# "just" a trail rider?



## Painted Horse (Dec 29, 2006)

I think that to be competitive in the arena requires a certain amount of practice. You can just jump on a trail horse once or twice a summer and still have a great ride. You can't ignor a show horse and expect him to win ribbons.

With that said, I think there is a lot that goes into making a good trail horse. Nobody enjoys riding a trail horse that jumps off cliffs because he's uncontrolable. Nobody likes being brushed off the saddle because the horse got too close to a tree.

And I think there is often a little bit of Snob in somebody who has won a few ribbons.

Don't worry about it. Enjoy the 8 hours you spend in the saddle seeing mother nature, whle your friends get four 2 minute runs in the arena for the saturday.


----------



## PoptartShop (Jul 25, 2010)

I do hunter jumping, but I think that trail riding can be less complicated than jumping, barrels, etc. I think because it's more relaxing; yet I think it's really cool that people trail in a lot of places, & travel to trail...I mean, some trails are just beautiful!  I think it's just not in the spotlight as much, but I'm sure it's just as good as anything else.
I love to trailride; it's relaxing & I find it sometimes more fun than doing flatwork! :lol:


----------



## Arrow (Jul 21, 2008)

Trail riding takes a lot of practice, too--a horse has to be sure-footed, go through and over things, not spook, be trustworthy crossing streams and going up hills, etc. A trail horse has to be balanced and sound, has to be honest and not flighty, has to be conditioned to go on rides. A horse that is jumped on and taken for a ride once or twice a summer isn't really a trail horse--a trail horse is a lot more than that. And nothing would bore me more than four 2 minute runs in the arena on a Saturday--sounds very narrow and constricting and dull. I don't really ride a horse to practice things in an arena--I have other reasons for riding.


----------



## Zappasowner (Nov 3, 2008)

Well practicing in an arena takes alot of practice on position etc, but trail riding takes alot of confidence and a bond with your horse. You have to be ready for anything. Also I'm glad people mention that a horse must be surefooted, sound etc. Trail horses need to be in pretty good shape because trails aren't manicured like arenas. Trail riding can be great exercise if your not just walking, you can jump over logs, gallop across fields trot down the road. I love trailriding, it keeps my OTTB calm err.... calmer I mean LOL! Show horses would be better off if their owners would take them out on a ride. I hate to see show horses become sour from too much ring work I mean seriously an animals place is really surrounded by trees and things to engage them. All work and no play um whats the rest?


----------



## Joshie (Aug 26, 2008)

PoptartShop said:


> I do hunter jumping, but I think that trail riding can be less complicated than jumping, barrels, etc.

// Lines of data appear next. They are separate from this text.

# edawson/rkmh

Hardware: AMD Instinct MI355X
Metric: reads classified/sec (higher is better)
Workload: dtype u64; 1 GPU; stream (C2): 1000000 synthetic 150 bp reads per GPU vs data/all_pave_ref.fa (182 refs), k=16 s=1000; reads_per_gpu=1000000, read_len=150, k=16, sketch_size=1000, references=182, parallelism=reads sharded over 1 rank(s); ref sketches RCCL-broadcast once

## Files before the change

rkmh_amd/csrc/rk_kmer.hip:

```cpp
#include "rk_kernels.hpp"

#include <cstdlib>
#include <type_traits>

namespace rk {

namespace {

constexpr int KW = 64;
constexpr int KM_MAX_T = 8;
constexpr int KM_MQ = 32;
constexpr int KM_CH = 2;
constexpr int KM_QCAP = 64 + 4 * KW;
constexpr int KM_LDS_SMALL = 5120;
constexpr int KM_LDS_BIG = 20480;
constexpr int KM_WAVES = 8;

enum { CM_DENSE8 = 0, CM_DENSE16 = 1, CM_SPARSE = 2 };

struct KmerGeom {
    int32_t T;
    int32_t cwords;
    int32_t dset;
    int32_t xcd;
    int32_t nmin_cap;
    int32_t L;
    int32_t gpr[KM_MAX_KS];
    uint32_t magic[KM_MAX_KS];
};

typedef uint32_t u32x4 __attribute__((ext_vector_type(4)));
struct __attribute__((packed, aligned(1))) km_pair1 { uint32_t x, y; };
struct __attribute__((packed, aligned(4))) km_pair4 { uint32_t x, y; };

template <int NQ>
struct KmLds {
    static constexpr int PK = 0;
    static constexpr int INV = PK + NQ * 64 + 2;
    static constexpr int Q = INV + NQ * 32 + 2;
    static constexpr int MQ = Q + KM_QCAP;
    static constexpr int RI = MQ + 2 * KM_MQ;
    static constexpr int NZ = RI + 4 * (KM_MAX_T + 1);
    static constexpr int BEST = NZ + KM_MAX_T;
    static constexpr int FLAGS = BEST + KM_MAX_T;
    static constexpr int NWT = FLAGS + KM_MAX_T;
    static constexpr int FAM = NWT + KM_MAX_T;
    static constexpr int FAMF = FAM + 4 * KM_MAX_T;
    static constexpr int CNT = FAMF + KM_MAX_T;
    static_assert(RI % 4 == 0, "rinfo is read with 16-byte LDS loads");
    static_assert(CNT % 4 == 0, "the multisets are cleared with 16-byte LDS stores");
};
inline size_t km_lds_bytes(const KmerGeom& g, int nq) {
    return ((size_t)(nq == 1 ? KmLds<1>::CNT : KmLds<2>::CNT) + (size_t)g.T * (size_t)(g.cwords + g.dset)) * 4;
}

__device__ __forceinline__ void wave_sync() {
    __builtin_amdgcn_fence(__ATOMIC_RELEASE, "wavefront");
    __builtin_amdgcn_wave_barrier();
    __builtin_amdgcn_fence(__ATOMIC_ACQUIRE, "wavefront");
}
template <int CTRL>
__device__ __forceinline__ int dpp_i32(int v) { return __builtin_amdgcn_update_dpp(v, v, CTRL, 0xf, 0xf, false); }
__device__ __forceinline__ int row_max_i32(int v) {
    int t;
    t = dpp_i32<0xB1>(v); v = t > v ? t : v;
    t = dpp_i32<0x4E>(v); v = t > v ? t : v;
    t = dpp_i32<0x141>(v); v = t > v ? t : v;
    t = dpp_i32<0x140>(v); v = t > v ? t : v;
    return v;
}
__device__ __forceinline__ int half_row_max_i32(int v) {
    int t;
    t = dpp_i32<0xB1>(v); v = t > v ? t : v;
    t = dpp_i32<0x4E>(v); v = t > v ? t : v;
    t = dpp_i32<0x141>(v); v = t > v ? t : v;
    return v;
}

__device__ __forceinline__ uint32_t km_pack4_hi(uint32_t x, uint32_t& mism) {
    const uint32_t c = (x >> 1) & 0x03030303u;
    mism |= (x & 0xDFDFDFDFu) ^ __builtin_amdgcn_perm(0x47544341u, 0x47544341u, c);
    return c * 0x01041040u;
}
__device__ __forceinline__ uint32_t km_pack16(const u32x4& v, uint32_t& mism) {
    const uint32_t m0 = km_pack4_hi(v.x, mism), m1 = km_pack4_hi(v.y, mism), m2 = km_pack4_hi(v.z, mism), m3 = km_pack4_hi(v.w, mism);
    const uint32_t lo = __builtin_amdgcn_perm(m1, m0, 0x0c0c0703u);
    const uint32_t hi = __builtin_amdgcn_perm(m3, m2, 0x07030c0cu);
    return lo | hi;
}
__device__ __forceinline__ uint32_t km_nonzero4(uint32_t m) {
    const uint32_t y = (m | ((m & 0x7f7f7f7fu) + 0x7f7f7f7fu)) & 0x80808080u;
    return ((y >> 7) * 0x01020408u) >> 24;
}

template <int CMODE>
__device__ __forceinline__ uint32_t km_field_max(uint32_t x) {
    if constexpr (CMODE == CM_DENSE8) {
        const uint32_t m01 = max(x & 0xFFu, (x >> 8) & 0xFFu), m23 = max((x >> 16) & 0xFFu, x >> 24);
        return max(m01, m23);
    } else return max(x & 0xFFFFu, x >> 16);
}
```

But it can be a whole lot more complicated too. A horse has to trust you to walk through mud, go down a steep, muddy embankment, etc. Trail riding requires a lot of thought and a whole lot of training. I think we all tend to think that what we do is the most complicated thing.


----------



## Bitless (Jan 11, 2008)

I think much of sayings like that are because competition is seen as a reason to own a horse, gives the horse a deffinet purpose.......having a horse to win you money/ prizes seems to mean the horse is worth something more than a horse you ride on trails and arnt tecnically getting any thing for it. Makeing it seem like a lesiure sport as its done in your own time. Which all us trail riders know is not the case. 

Honeslty i dont think its much difference. You can do everything on a trail ride that you do in an arena or show. You can jump if you wish, heck you can even do dressage if you please. And i reckon if you can get your horses to do what he does in an arena out on the trails just as good then he will be better for it when it comes to showing in competition as he will be desensitized to working in all kinds of environments.

And with endurance becomeing ever more popular its giving trail riders a competitive edge to there so called ' just trail riding horses '. 

I trail ride purely for pleasure and am glad of it , wouldnt have it any other way  Must say tho .....i am guilty of saying to other people ' oh i just trail ride/ hack out '......hehe. I dont any more tho. 


Be proud trail riders!!!!


----------



## PoptartShop (Jul 25, 2010)

I also agree. Any horse can't just be a good trail horse. Heck, a lot of horses don't like trails to begin with (silly herd-bound ones, lol!). It definitely is a discipline.


----------



## PaintHorseMares (Apr 19, 2008)

I know most people 'look down' on 'working' horses, but to me, trail riding is at the top of the experience level for a horse. What could better than having a horse that you can get on anytime, in any weather, and go absolutely anywhere with? We don't trailer to get places, we ride to get there.
Our finished and seasoned 14 yr old mare, Angel, was a working cattle ranch horse and won ribbons in team penning. When we go out on or off the trail, it's not that she trusts me, I trust her!


----------



## Ottakee (Sep 26, 2008)

Seems like a lot of you agree with me. I am not discounting the hard work and training that goes into getting a horse to do flying lead changes, sliding stops, piaffes, or whatever their discipline requires. I know that the rider must also be a good rider to show well in the areana.

I am quite new to riding--started riding less than 2 years ago and up until I bought my current horse in late Feb. I really wasn't doing much as my first horse had some issues beyond a beginning rider.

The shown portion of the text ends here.